30 April 2018 – The just-released special issue of the Anti-Trafficking Review: Life after Trafficking includes NEXUS Institute’s most recent study on the reintegration of trafficked Indonesian men. The NEXUS article examines the experiences of and challenges faced by 49 Indonesian men reintegrating into their families and communities. While many tensions within the family were economic – linked to returning without money and migration debt – they were also the result of long separations that fractured relationships, frustration and blame over failed migration and unfulfilled expectations. In some cases, tensions were compounded by recrimination and blame that men faced in the community.

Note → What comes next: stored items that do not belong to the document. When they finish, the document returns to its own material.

# glennhickey/teHmm

Measured on AMD Instinct MI355X. Metric: genome positions/sec (Viterbi+posterior), 35 states x 10 tracks, higher is better.
Workload: dtype f64

## Files before the change

### tehmm_amd/csrc/tehmm_fused.hip.h

```cpp
#pragma once
#include "tehmm_lane.hip.h"

namespace tehmm {

template <int NT>
struct FusedGeom {
  static constexpr int KS = NT / 4;
  static constexpr int KSP = ((KS + 1) + 1) & ~1;
  static constexpr int RT = (NT + 15) / 16;
  static constexpr int SLICE_B = KSP * 8;
  static constexpr int ROW_D = 4 * KSP;
  static constexpr int ROW_D_LDS = 4 * KSP + 2;
};

#ifndef TEHMM_FUSED_2W
#define TEHMM_FUSED_2W 36
#endif
#define TEHMM_FUSED_BLKW 24
#ifndef TEHMM_FUSED_NSLOT_CAP
#define TEHMM_FUSED_NSLOT_CAP 64
#endif

struct FusedTab {
  const unsigned long long *rixx;
// ... 213 lines not shown
    const int blk = e / fo.SB, r = e - blk * fo.SB;
    unsigned long long *dst = rixx + ((tile * fo.NB + blk) * TEHMM_FUSED_BLKW + (int64_t)r * fo.FKW) * 16 + i16;
    for (int w = 0; w < fo.FKW; ++w) {
      unsigned long long word = 0;
      for (int b = 0; b < 4; ++b) {
        const int i = 4 * w + b;
        int v = 0;
        if (i < fo.K) {
          const int sym = orow[fo.order[i]];
          v = sym < fo.cnt[i] ? fo.base[i] + sym : (i < fo.n_glb ? fo.zero_glb : fo.zero_lds);
        }
        word |= (unsigned long long)(v & 0xffff) << (16 * b);
      }
      dst[(int64_t)w * 16] = word;
    }
  }
}


#define TEHMM_RIX_CB 4
#define TEHMM_RIX_STG 129
template <int FKW>
__global__ __launch_bounds__(256) void k_fused_rowindex(IntervalTab iv, LaneGeom lg, FusedOrder fo, const uint8_t *obs,
                                                        unsigned long long *rixx, int cps) {
  constexpr int SB = TEHMM_FUSED_BLKW / FKW, CB = TEHMM_RIX_CB, NS = CB * SB, STG = TEHMM_RIX_STG;
  __shared__ fused_u4 s_img[CB * 192];
  __shared__ fused_u4 s_slot[2 * TEHMM_FUSED_BLKW];
  __shared__ unsigned s_obs[16 * STG];
  __shared__ long long s_a0[16], s_T[16], s_row0[16];
  const int tid = threadIdx.x, lane = tid & 63, wv = tid >> 6;
  const int64_t tile = blockIdx.x;
  const int KPW = fo.KP >> 2;
  if (tid < 4 * TEHMM_FUSED_BLKW) {
    unsigned x = 0, y = 0;
    if (tid < fo.K) {
      const int cnt = fo.cnt[tid] < 256 ? fo.cnt[tid] : 256;
      x = (unsigned)fo.order[tid] | ((unsigned)cnt << 8);
      y = ((unsigned)fo.base[tid] & 0xffffu) | ((unsigned)(tid < fo.n_glb ? fo.zero_glb : fo.zero_lds) << 16);
    }
    unsigned *sl = (unsigned *)s_slot;
    sl[2 * tid] = x;
    sl[2 * tid + 1] = y;
  } else if (tid >= 128 && tid < 144) {
    const int64_t item = tile * 16 + (tid - 128);
    const bool valid = item < lg.n_items;
    const int id = valid ? lg.item_iv[item] : 0;
    s_a0[tid - 128] = (valid ? lg.item_t0[item] : 0) - fo.Wu;
    s_T[tid - 128] = iv.len[id];
    s_row0[tid - 128] = iv.pos0[id];
  }
  __syncthreads();
  const int nchunk = (fo.NB + CB - 1) / CB;
  const int c0 = blockIdx.y * cps, c1 = min(c0 + cps, nchunk);
  auto clampT = [](int64_t t, int64_t T) { return T > 0 ? (t < 0 ? 0 : (t >= T ? T - 1 : t)) : 0; };
  unsigned rr[4][2];
  auto load = [&](int c) {
#pragma unroll
    for (int j = 0; j < 4; ++j) {
      const int it = wv * 4 + j;
      const int64_t a = s_a0[it] + (int64_t)c * NS, T = s_T[it];
      const int64_t tf = clampT(a, T), tl = clampT(a + NS - 1, T);
      const int nd = (int)(tl - tf + 1) * KPW;
      const unsigned *src = (const unsigned *)obs + (s_row0[it] + tf) * KPW;
#pragma unroll
      for (int k = 0; k < 2; ++k) rr[j][k] = lane + 64 * k < nd ? src[lane + 64 * k] : 0u;
    }
  };
  const int i16 = tid & 15, q = tid >> 4;
  const int64_t my_a0 = s_a0[i16], my_T = s_T[i16];
  if (c0 < c1) load(c0);
  for (int c = c0; c < c1; ++c) {
#pragma unroll
    for (int j = 0; j < 4; ++j) {
#pragma unroll
      for (int k = 0; k < 2; ++k) s_obs[(wv * 4 + j) * STG + lane + 64 * k] = rr[j][k];
    }
    __syncthreads();
    if (c + 1 < c1) load(c + 1);
    const int64_t a = my_a0 + (int64_t)c * NS;
    int lo = 0, hi = 0, off = 0;
    if (my_T > 0) {
      const int64_t big = 1 << 30, l = -a, h = my_T - 1 - a;
      lo = (int)(l < -big ? -big : (l > big ? big : l));
      hi = (int)(h < -big ? -big : (h > big ? big : h));
      off = (int)(a - clampT(a, my_T));
    }
    const uint8_t *stage = (const uint8_t *)s_obs + i16 * (STG * 4);
#pragma unroll
    for (int jj = 0; jj < CB * TEHMM_FUSED_BLKW / 16; ++jj) {
      const int sw = q + 16 * jj, step = sw / FKW, w = sw - step * FKW;
      const uint8_t *row = stage + (min(max(step, lo), hi) + off) * fo.KP;
      const fused_u4 sa = s_slot[2 * w], sb = s_slot[2 * w + 1];
      const unsigned sx[4] = {sa.x, sa.z, sb.x, sb.z}, sy[4] = {sa.y, sa.w, sb.y, sb.w};
      unsigned long long word = 0;
#pragma unroll
      for (int b = 0; b < 4; ++b) {
        const unsigned sym = row[sx[b] & 0xffu];
        const unsigned v = sym < (sx[b] >> 8) ? (sy[b] & 0xffffu) + sym : sy[b] >> 16;
        word |= (unsigned long long)(v & 0xffffu) << (16 * b);
      }
      ((unsigned long long *)s_img)[tid + 256 * jj] = word;
    }
    __syncthreads();
    fused_u4 *dst = (fused_u4 *)rixx + (tile * fo.NB + (int64_t)c * CB) * 192;
#pragma unroll
    for (int jj = 0; jj < CB * 192 / 256; ++jj) {
      const int p = tid + 256 * jj;
      if (c * CB + p / 192 < fo.NB) dst[p] = s_img[p];
    }
  }
}

template <int NT, bool LOGDOM>
__global__ __launch_bounds__(256) __attribute__((amdgpu_waves_per_eu(NT <= TEHMM_FUSED_2W ? 2 : 1, NT <= TEHMM_FUSED_2W ? 2 : 1)))
void k_fused_fwd(IntervalTab iv, FusedTab ft, LaneGeom lg, int N, int CS, int Wu,
                 const double *__restrict__ tab , float *al32, double *chkf, double *pre,
                 double *end, double *slog32) {
  using G = FusedGeom<NT>;
  constexpr int KS = G::KS, RT = G::RT;
  extern __shared__ double fused_lds[];
  fused_stage<NT>(ft, fused_lds);
  __syncthreads();
  const int lane = threadIdx.x & 63;
  const int tile = blockIdx.x * 4 + (threadIdx.x >> 6);
  if (tile >= lg.n_groups * 4) return;
  const int L = lg.L;
  const int kq = lane >> 4;
  const int64_t item = (int64_t)tile * 16 + (lane & 15);
  const bool valid = item < lg.n_items;
  const int id = valid ? lg.item_iv[item] : 0;
  const int64_t t0 = valid ? lg.item_t0[item] : 0;
  const int64_t T = iv.len[id];
  const int64_t ct0 = (t0 / CS) * CS;
  const bool run = valid && ct0 + CS <= T && ct0 > 0;
  if (!__any(run)) return;
  double tf[RT][KS];
#pragma unroll
  for (int rt = 0; rt < RT; ++rt) {
#pragma unroll
    for (int s = 0; s < KS; ++s) {
      const int j = 16 * rt + (lane & 15), k = 4 * s + kq;
      tf[rt][s] = (j < NT) ? tab[k * NT + j] : 0.0;
    }
  }
  double v[KS];
#pragma unroll
  for (int s = 0; s < KS; ++s) v[s] = (kq + 4 * s < N) ? 1.0 / (double)N : 0.0;
  double slog = 0.0;
  auto vec_out = [&](double *dst) {
    const int64_t po = ((((item >> 6) * NT) + kq) << 6) + (item & 63);
#pragma unroll
    for (int s = 0; s < KS; ++s) dst[po + ((int64_t)(4 * s) << 6)] = v[s];
  };
  const double qnan = __longlong_as_double(0x7ff8000000000000LL);
  IndexWindow win;
  win.src = (const fused_u4 *)ft.rixx + (int64_t)tile * ft.NB * 192;
  win.lds_base = (unsigned)(size_t)(__attribute__((address_space(3))) const double *)fused_lds +
                 (unsigned)(ft.lds_rows * G::ROW_D_LDS * 8 + (threadIdx.x >> 6) * 2 * 3072);
  win.lane = lane;
  win.dir = 1;
  win.NB = ft.NB;
  win.start(0);
  double q[KS], ms;
  EmisStream<NT, LOGDOM> es(ft, fused_lds, win, kq);
  es.begin(0);
#pragma unroll
  for (int k = 0; k < KS; ++k) es.slot(k);
  es.finish(N, q, ms);
  const int E1 = ft.NB * ft.SB - 1;
  es.begin(min(1, E1));
  {
    float2 *ar = (float2 *)al32 + al32_index<NT>(lg, item, 0, kq) / 2;
#pragma unroll
    for (int p = 0; p < (KS + 1) / 2; ++p) ar[(int64_t)p * 64] = make_float2(0.f, 0.f);
  }
#ifdef TEHMM_STAMPS
  unsigned long long stq[4] = {0, 0, 0, 0}, stt = stamp_now();
#define FST(i) do { const unsigned long long n_ = stamp_now(); stq[i] += n_ - stt; stt = n_; } while (0)
#else
#define FST(i)
#endif
  for (int s = -Wu; s < L; ++s) {
    if (s == 0) {
      if (run) vec_out(pre);
      slog = 0.0;
    }
    FST(3);
    lane_d4 acc[RT];
#pragma unroll
    for (int rt = 0; rt < RT; ++rt) acc[rt] = (lane_d4){0.0, 0.0, 0.0, 0.0};
#pragma unroll
    for (int k = 0; k < KS; ++k) {
#pragma unroll
      for (int rt = 0; rt < RT; ++rt) acc[rt] = __builtin_amdgcn_mfma_f64_16x16x4f64(tf[rt][k], v[k], acc[rt], 0, 0, 0);
      es.slot(k);
      __builtin_amdgcn_sched_barrier(0);
    }
    FST(0);
    double qn[KS], msn = 0.0;
    es.finish(N, qn, msn);
    FST(1);
    double a[KS];
    double t = 0.0;
#pragma unroll
    for (int k = 0; k < KS; ++k) {
      a[k] = acc[k >> 2][k & 3] * q[k];
      t += a[k];
    }
    t = item_sum4(t);
    const int e = ((__double2hiint(t) >> 20) & 0x7ff) - 1022;
    const bool okrow = t > 1e-280 && t < INFINITY;
    const double scale = okrow ? __hiloint2double((1023 - e) << 20, 0) : qnan;
#pragma unroll
    for (int k = 0; k < KS; ++k) v[k] = a[k] * scale;
    slog += (double)e * 0.6931471805599453 + ms;
#pragma unroll
    for (int k = 0; k < KS; ++k) q[k] = qn[k];
    const double ms_now = ms;
    ms = msn;
    (void)ms_now;
    es.begin(min(s + 2 + Wu, E1));
    FST(2);
    {
      float2 *ar = (float2 *)al32 + al32_index<NT>(lg, item, s < 0 ? 0 : s, kq) / 2;
#pragma unroll
      for (int p = 0; p < (KS + 1) / 2; ++p)
        ar[(int64_t)p * 64] = run ? make_float2((float)v[2 * p], 2 * p + 1 < KS ? (float)v[2 * p + 1] : 0.f)
                                  : make_float2(0.f, 0.f);
    }
    if (s >= 0 && run) {
      if ((s & 31) == 31) {
        if (kq == 0) slog32[item * (L / 32) + (s >> 5)] = slog;
        if ((s & 63) == 31) {
          double *cr = chkf + (item * (L / 64) + (s >> 6)) * NT + kq;
#pragma unroll
          for (int k = 0; k < KS; ++k) cr[4 * k] = v[k];
        }
      }
    }
  }
  if (run) vec_out(end);
#ifdef TEHMM_STAMPS
  if (lane == 0 && blockIdx.x < 4096)
    for (int i = 0; i < 4; ++i) g_stamps[(blockIdx.x * 4 + (threadIdx.x >> 6)) * 4 + i] = stq[i];
#endif
#undef FST
}
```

The study finds that while family was an important source of support for many men after trafficking, the family environment also involved vulnerabilities and tensions that inhibited or undermined recovery and reintegration. Moreover, expectations around men as husbands, fathers and sons also meant that experiences of reintegration differed, in some ways, from the experiences of trafficked women. Understanding the nature of and reasons for the problems that men faced after trafficking is vital in considering how trafficked men can be supported in their lived after trafficking, thereby decreasing vulnerability or the risk of re-trafficking. This is particularly pressing where support provided by the family may be the only assistance available to these men and, moreover, when persons from the wider environment may undermine their reintegration.
This special issue of the Anti-Trafficking Review was edited by Borislav Gerasimov, with Guest Editors Denise Brennan and Sine Plambech. It includes contributions from India, Thailand, Azerbaijan, the United States, Bangladesh, Indonesia, Denmark, United Kingdom and Switzerland.